The newly identified moLRP is an N-acyl-homoserine lactonase. Michaelis-Menten analysis of the lactonase activity of moLRP with C4-HSL and C8-oxo-HSL was performed at E₀ = 0.3 μM, pH 8 at 27°C. AHL, N-acyl-homoserine lactone.

FIG 4

The biochemical properties of moLRP indicate that it is active and stable over a wide range of temperature, pH, and salinity levels. (A to C) Radar charts of the relative activity of moLRP and PPH at different temperature, pH, and salinity levels. (D to F) Radar charts of the residual activity of moLRP and PPH after 1 h of incubation of the enzymes in various conditions of temperature, pH, and salinity and then testing activity at optimal conditions. Enzyme concentrations are as follows: in panels B, C, and F, 0.3 μM moLRP were used. In panels A, D, and E, 0.025, 0.15, and 2.5 μM moLRP were used, respectively. In panels A and D, 1 μM PPH was used: in panels C and F, 2 μM PPH was used. In panels B and E, 1.75 and 1.4 μM PPH were used, respectively.

FIG 5

moLRP maintains its activity for 24 h in bacterial culture and presents higher inhibition than PPH of Pseudomonas fluorescens of extracellular proteolytic activity and of biofilm formation. (A) Enzyme activity (mOD/min) measured in supernatants of P. fluorescens culture (grown at 28°C, 170 rpm) following the exogenous addition of purified enzymes (1 μM) PPH or moLRP. Activity was measured with 0.05 mM TBBL. (B) Biofilm formation of P. fluorescens cultures in the presence of purified enzymes. Biofilm formation was quantified by crystal violet assay at an optical density at 590 nm (OD₅₉₀). The data are presented as means ± SD (control n = 5, PPH/moLRP n = 3).
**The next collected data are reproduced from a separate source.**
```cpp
LstmFwd select_lstm_fwd(Engine e, int d, int t, bool vec, int64_t ld_h, bool h_vec, bool train, bool drop, bool drop_vec) {
  if (e == Engine::Valu || !vec) return LstmFwd::Valu;
  if (d32_or_64(d)) {
    if (e == Engine::F16x2 && !(train && drop) && ld_h < (1 << 22) && (int64_t)t * d < (1 << 18)) return LstmFwd::F16x2;
    return LstmFwd::F32Mfma;
  }
  if (d == 128 && e == Engine::F16x2 && h_vec && (train ? drop_vec : !drop)) return LstmFwd::Split128;
  return LstmFwd::Valu;
}

AttnFwd select_attn_fwd(Engine e, int d, int t, int heads, bool vec) {
  if (e == Engine::Valu) return AttnFwd::Valu;
  if (vec && e == Engine::F16x2 && mhsa_split_supported(d, t, heads)) return AttnFwd::Split;
  if (vec && mhsa_mfma_supported(d, t, heads)) return AttnFwd::F32Mfma;
  if (!d32_or_64(d) && wide_supported(d)) return AttnFwd::Wide;
  return AttnFwd::Valu;
}

AttnBwdFront select_attn_bwd_front(Engine e, int d, int t, int heads) {
  if (e != Engine::F32 && attn_bwd_front_split_supported(d, t, heads)) return AttnBwdFront::Split;
  if (mhsa_mfma_supported(d, t, heads) && (d / heads == 2 || d / heads == 4) && (t <= 6 || t == 8))
    return AttnBwdFront::F32Mfma;
  return AttnBwdFront::None;
}

AttnBwdTail select_attn_bwd_tail(Engine e, int d) {
  return !d32_or_64(d) ? AttnBwdTail::None : e == Engine::F32 ? AttnBwdTail::F32Mfma : AttnBwdTail::F16x2;
}

LstmBwd select_lstm_bwd(Engine e, int d, bool workspace) {
  return !d32_or_64(d) ? LstmBwd::None : e == Engine::F16x2 && workspace ? LstmBwd::SplitDw : LstmBwd::OneLaunch;
}

bool mhsa_split_supported(int d, int t, int heads) {
  if (heads != 16 || !(d == 32 || d == 64 || d == 128)) return false;
  return (t >= 1 && t <= 6) || t == 8 || t == 12 || t == 16;
}

bool attn_bwd_front_split_supported(int d, int t, int heads) {
  if (heads != 16) return false;
  if (d == 128) return t >= 1 && t <= 6;
  return d32_or_64(d) && ((t >= 1 && t <= 6) || t == 8 || t == 12 || t == 16);
}

bool mhsa_mfma_supported(int d, int t, int heads) {
  if (!d32_or_64(d) || t < 1 || t > 32 || heads < 1 || d % heads) return false;
  const int dk = d / heads;
  return (dk & (dk - 1)) == 0;
}

bool wide_supported(int d) { return d % 32 == 0 && d >= 32 && d <= 256; }

}

extern "C" int sagnn_set_engine(int engine) {
  if (engine != SAGNN_ENGINE_F16X2 && engine != SAGNN_ENGINE_F32 && engine != SAGNN_ENGINE_VALU)
    return sagnn::fail(SAGNN_ERR_ARG, "sagnn_set_engine: unknown engine %d", engine);
  sagnn::tl_engine = static_cast<sagnn::Engine>(engine);
  return SAGNN_OK;
}
extern "C" int sagnn_get_engine(void) { return static_cast<int>(sagnn::calling_engine()); }
```

### sa-gnn_amd/csrc/engine.h

```cpp
#pragma once
#include <stdint.h>

#include "sagnn.h"

namespace sagnn {

enum class Engine { F16x2 = SAGNN_ENGINE_F16X2, F32 = SAGNN_ENGINE_F32, Valu = SAGNN_ENGINE_VALU };
Engine calling_engine();

enum class LstmFwd { F16x2, F32Mfma, Split128, Valu };
enum class AttnFwd { Split, F32Mfma, Wide, Valu };
enum class AttnBwdFront { Split, F32Mfma, None };
enum class AttnBwdTail { F16x2, F32Mfma, None };
enum class LstmBwd { OneLaunch, SplitDw, None };

LstmFwd select_lstm_fwd(Engine e, int d, int t, bool vec, int64_t ld_h, bool h_vec, bool train, bool drop, bool drop_vec);
AttnFwd select_attn_fwd(Engine e, int d, int t, int heads, bool vec);
AttnBwdFront select_attn_bwd_front(Engine e, int d, int t, int heads);
AttnBwdTail select_attn_bwd_tail(Engine e, int d);
LstmBwd select_lstm_bwd(Engine e, int d, bool workspace);

bool mhsa_split_supported(int d, int t, int heads);
bool attn_bwd_front_split_supported(int d, int t, int heads);
bool mhsa_mfma_supported(int d, int t, int heads);
bool wide_supported(int d);

}
```

### sa-gnn_amd/csrc/fusion.hip

```cpp
#include "common.h"

namespace {

constexpr int kBlock = 256;
constexpr int kLstmRowsPerThread = 4;

__device__ __forceinline__ float sigmoidf_(float x) { return 1.f / (1.f + expf(-x)); }

__global__ void lstm_fwd_valu_kernel(const float* __restrict__ x, int64_t ld_n, int64_t ld_t,
                                     int64_t n, int t, int d, const float* __restrict__ W,
                                     const float* __restrict__ b, float forget_bias,
                                     const float* __restrict__ drop, float* __restrict__ h_out,
                                     int64_t ld_h, float* __restrict__ gates_out,
                                     float* __restrict__ c_out, const float* __restrict__ h_init, int64_t ld_hi,
                                     const float* __restrict__ c_init, float* __restrict__ c_final) {
  extern __shared__ float sm[];
  constexpr int RPT = kLstmRowsPerThread;
  const int j = threadIdx.x % d;
  const int rs = threadIdx.x / d;
  const int slots = blockDim.x / d;
  const int rows_pb = slots * RPT;
  const int64_t row_base = (int64_t)blockIdx.x * rows_pb;
  const int d2 = 2 * d, d4 = 4 * d;

  float c[RPT];
#pragma unroll
  for (int r = 0; r < RPT; ++r) {
    const int64_t row = row_base + rs * RPT + r;
    c[r] = (c_init && row < n) ? c_init[row * d + j] : 0.f;
  }
  for (int i = threadIdx.x; i < rows_pb * d; i += blockDim.x) {
    const int64_t row = row_base + i / d;
    sm[(i / d) * d2 + d + (i % d)] = (h_init && row < n) ? h_init[row * ld_hi + (i % d)] : 0.f;
  }

  const float b_i = b[j], b_j = b[d + j], b_f = b[2 * d + j], b_o = b[3 * d + j];
  for (int ts = 0; ts < t; ++ts) {
    for (int i = threadIdx.x; i < rows_pb * d; i += blockDim.x) {
      const int r = i / d, k = i % d;
      const int64_t row = row_base + r;
      sm[r * d2 + k] = row < n ? x[row * ld_n + (int64_t)ts * ld_t + k] : 0.f;
    }
    __syncthreads();
    float gi[RPT], gj[RPT], gf[RPT], go[RPT];
#pragma unroll
    for (int r = 0; r < RPT; ++r) {
      gi[r] = 0.f;
      gj[r] = 0.f;
      gf[r] = 0.f;
      go[r] = 0.f;
    }
    for (int k = 0; k < d2; ++k) {
      const float* wr = W + (int64_t)k * d4 + j;
      const float wi = wr[0], wj = wr[d], wf = wr[2 * d], wo = wr[3 * d];
#pragma unroll
      for (int r = 0; r < RPT; ++r) {
        const float a = sm[(rs * RPT + r) * d2 + k];
        gi[r] = fmaf(a, wi, gi[r]);
        gj[r] = fmaf(a, wj, gj[r]);
        gf[r] = fmaf(a, wf, gf[r]);
        go[r] = fmaf(a, wo, go[r]);
      }
    }
    __syncthreads();
#pragma unroll
    for (int r = 0; r < RPT; ++r) {
      const int lr = rs * RPT + r;
      const int64_t row = row_base + lr;
      const float si = sigmoidf_(gi[r] + b_i), tj = tanhf(gj[r] + b_j);
      const float sf = sigmoidf_(gf[r] + b_f + forget_bias), so = sigmoidf_(go[r] + b_o);
      const float cn = c[r] * sf + si * tj;
      const float hn = tanhf(cn) * so;
      c[r] = cn;
      sm[lr * d2 + d + j] = hn;
      if (gates_out && row < n) {
        float* gp = gates_out + (row * t + ts) * (int64_t)d4 + j;
        gp[0] = si;
        gp[d] = tj;
        gp[2 * d] = sf;
        gp[3 * d] = so;
        c_out[(row * t + ts) * (int64_t)d + j] = cn;
      }
      if (row < n) {
        const int64_t o = row * ld_h + (int64_t)ts * d + j;
        h_out[o] = drop ? hn * drop[row * (int64_t)t * d + (int64_t)ts * d + j] : hn;
      }
    }
  }
  if (c_final) {
#pragma unroll
    for (int r = 0; r < RPT; ++r) {
      const int64_t row = row_base + rs * RPT + r;
      if (row < n) c_final[row * d + j] = c[r];
    }
  }
}

__global__ void layernorm_td_kernel(const float* x, int64_t ld_n, int64_t ld_t, int64_t n, int t, int d,
                                    const float* __restrict__ gamma,
                                    const float* __restrict__ beta, float eps, float* y,
                                    int64_t ld_y) {
  const int lane = threadIdx.x & 63;
  const int64_t node = (int64_t)blockIdx.x * (blockDim.x >> 6) + (threadIdx.x >> 6);
  if (node >= n) return;
  const int td = t * d;
  const float* xr = x + node * ld_n;
  float s = 0.f;
  for (int i = lane; i < td; i += 64) s += xr[(int64_t)(i / d) * ld_t + (i % d)];
#pragma unroll
  for (int off = 32; off > 0; off >>= 1) s += __shfl_xor(s, off);
  const float mean = s / (float)td;
  float v = 0.f;
  for (int i = lane; i < td; i += 64) {
    const float dlt = xr[(int64_t)(i / d) * ld_t + (i % d)] - mean;
    v = fmaf(dlt, dlt, v);
  }
#pragma unroll
  for (int off = 32; off > 0; off >>= 1) v += __shfl_xor(v, off);
  const float rstd = rsqrtf(v / (float)td + eps);
  float* yr = y + node * ld_y;
  for (int i = lane; i < td; i += 64) {
    const int k = i % d;
    const float inv = rstd * gamma[k];
    yr[i] = xr[(int64_t)(i / d) * ld_t + k] * inv + (beta[k] - mean * inv);
  }
}

__global__ void mhsa_mean_valu_kernel(const float* __restrict__ x, int64_t ld_n, int64_t ld_t,
                                      int64_t n, int t, int d, int heads,
                                      const float* __restrict__ Wq,
                                      const float* __restrict__ bq, const float* __restrict__ Wk,
                                      const float* __restrict__ bk, const float* __restrict__ Wv,
                                      const float* __restrict__ bv, float* __restrict__ out,
                                      int64_t ld_out) {
  extern __shared__ float sm[];
  const int j = threadIdx.x % d;
  const int slot = threadIdx.x / d;
  const int slots = blockDim.x / d;
  const int td = t * d;
  float* ys = sm + (size_t)slot * 4 * td;
  float* qs = ys + td;
  float* ks = qs + td;
  float* vs = ks + td;
  const int dk = d / heads;
  const int hoff = (j / dk) * dk;
  const float scale = 1.f / sqrtf((float)dk);

  for (int64_t node0 = (int64_t)blockIdx.x * slots; node0 < n; node0 += (int64_t)gridDim.x * slots) {
    const int64_t node = node0 + slot;
    const bool valid = node < n;
    for (int ts = 0; ts < t; ++ts) ys[ts * d + j] = valid ? x[node * ld_n + (int64_t)ts * ld_t + j] : 0.f;
    __syncthreads();
    for (int ts = 0; ts < t; ++ts) {
      float q = 0.f, k = 0.f, v = 0.f;
      for (int kk = 0; kk < d; ++kk) {
        const float a = ys[ts * d + kk];
        q = fmaf(a, Wq[kk * d + j], q);
        k = fmaf(a, Wk[kk * d + j], k);
        v = fmaf(a, Wv[kk * d + j], v);
      }
      qs[ts * d + j] = q + bq[j];
      ks[ts * d + j] = k + bk[j];
      vs[ts * d + j] = v + bv[j];
    }
    __syncthreads();
    float o = 0.f;
    for (int tq = 0; tq < t; ++tq) {
      float rowsum = 0.f, ctx = 0.f;
      for (int s = 0; s < t; ++s) {
        float dot = 0.f;
        for (int c = 0; c < dk; ++c) dot = fmaf(qs[tq * d + hoff + c], ks[s * d + hoff + c], dot);
        const float e = expf(dot * scale);
        rowsum += e;
        ctx = fmaf(e, vs[s * d + j], ctx);
      }
      o += ctx / (rowsum + 1e-8f);
    }
    if (valid) out[node * ld_out + j] = o / (float)t;
    __syncthreads();
  }
}



__global__ void attn_mean_from_qkv_kernel(const float* __restrict__ qkv, int64_t n, int t, int d, int heads,
                                          float* __restrict__ out, int64_t ld_out) {
  extern __shared__ float sm[];
  const int j = threadIdx.x % d;
  const int slot = threadIdx.x / d;
  const int slots = blockDim.x / d;
  const int td = t * d;
  float* qs = sm + (size_t)slot * 3 * td;
  float* ks = qs + td;
  float* vs = ks + td;
  const int dk = d / heads;
  const int hoff = (j / dk) * dk;
  const float scale = 1.f / sqrtf((float)dk);
  for (int64_t node0 = (int64_t)blockIdx.x * slots; node0 < n; node0 += (int64_t)gridDim.x * slots) {
    const int64_t node = node0 + slot;
    const bool valid = node < n;
    const float* row = qkv + (valid ? node : 0) * (int64_t)(3 * td);
    for (int ts = 0; ts < t; ++ts) {
      qs[ts * d + j] = row[ts * 3 * d + j];
      ks[ts * d + j] = row[ts * 3 * d + d + j];
      vs[ts * d + j] = row[ts * 3 * d + 2 * d + j];
    }
    __syncthreads();
    float o = 0.f;
    for (int tq = 0; tq < t; ++tq) {
      float rowsum = 0.f, ctx = 0.f;
      for (int s2 = 0; s2 < t; ++s2) {
        float dot = 0.f;
        for (int c = 0; c < dk; ++c) dot = fmaf(qs[tq * d + hoff + c], ks[s2 * d + hoff + c], dot);
        const float e = expf(dot * scale);
        rowsum += e;
        ctx = fmaf(e, vs[s2 * d + j], ctx);
      }
      o += ctx / (rowsum + 1e-8f);
    }
    if (valid) out[node * ld_out + j] = o / (float)t;
    __syncthreads();
  }
}

int check_dims(int64_t n, int t, int d) {
  if (n < 0) return sagnn::fail(SAGNN_ERR_ARG, "n = %lld < 0", (long long)n);
  if (t < 1 || t > 64) return sagnn::fail(SAGNN_ERR_DIM, "t = %d: need 1..64", t);
  if (d < 4 || d > 256 || (d & 3)) return sagnn::fail(SAGNN_ERR_DIM, "d = %d: need a multiple of 4 in [4, 256]", d);
  return SAGNN_OK;
}

int check_strides(int64_t ld_n, int64_t ld_t, int64_t n, int t, int d) {
  if (ld_n < d || ld_t < d) return sagnn::fail(SAGNN_ERR_ARG, "ld_n / ld_t smaller than d");
  const bool node_major = ld_n >= (int64_t)(t - 1) * ld_t + d;
  const bool time_major = ld_t >= (n - 1) * ld_n + d;
  if (!node_major && !time_major && n > 1 && t > 1)
    return sagnn::fail(SAGNN_ERR_ARG, "ld_n = %lld, ld_t = %lld overlap for n = %lld, t = %d",
                       (long long)ld_n, (long long)ld_t, (long long)n, t);
  return SAGNN_OK;
}

}

namespace sagnn {
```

Statistical significance is according to one-way analysis of variance (ANOVA). ns, nonsignificant; ****, P < 0.001. P. fluorescens culture alone was used as a control. (C) Extracellular proteinase activity of P. fluorescens (skim-milk medium) in the presence of purified enzymes. Proteinase activity was quantified using azocasein assay at OD₄₄₀. The data are presented as means ± SD (n = 3). Statistical significance is according to one-way ANOVA. ****, P < 0.0001. P. fluorescens alone was used as a control. (D) Expression levels of aprX (proteinase gene) in cultures in the presence of purified moLRP and its activity buffer, as control. The transcription of QS-regulated gene aprX was normalized to the housekeeping gene 16S rRNA. Data points represent the means of three biological replicates ± standard error. Statistical significance is according to one-way ANOVA comparison (Tukey’s multiple-comparison test) (P value < 0.05*). (E) Growth curve measured for 69 h. Shown are the results of cultures of P. fluorescens alone, with enzyme activity buffer or with purified (1 μM) moLRP, grown in 200 μL LB media in 96-well plates to enable absorbance detection at OD₆₀₀.

FIG 6

moLRP inhibits sedimentation in P. fluorescens-treated milk-based cultures. (A) Skim-milk cultures of P. fluorescens at 28°C incubated with or without purified enzymes. Skim milk without bacteria as a negative control (sample a), P. fluorescens alone (sample b), P. fluorescens with 1 μM wtPPH (sample c), and P. fluorescens with 1 μM moLRP (sample d). The pictures were taken after 4 days. (B) Light transmission of bacterial cultures over time measured by LUMisizer analytical centrifuge. The graph presents the integrated light transmission of the upper 20% of each test tube with bacterial cultures against time. Bacterial cultures were incubated with and without purified moLRP. The data are presented as means ± SD (n = 3). Milk medium alone was used as a negative control. (C) Mean values of the integrated light transmission of the upper 20% of test tubes of bacterial cultures after 6 h. Statistical significance is according to one-way ANOVA. ****, P < 0.0001.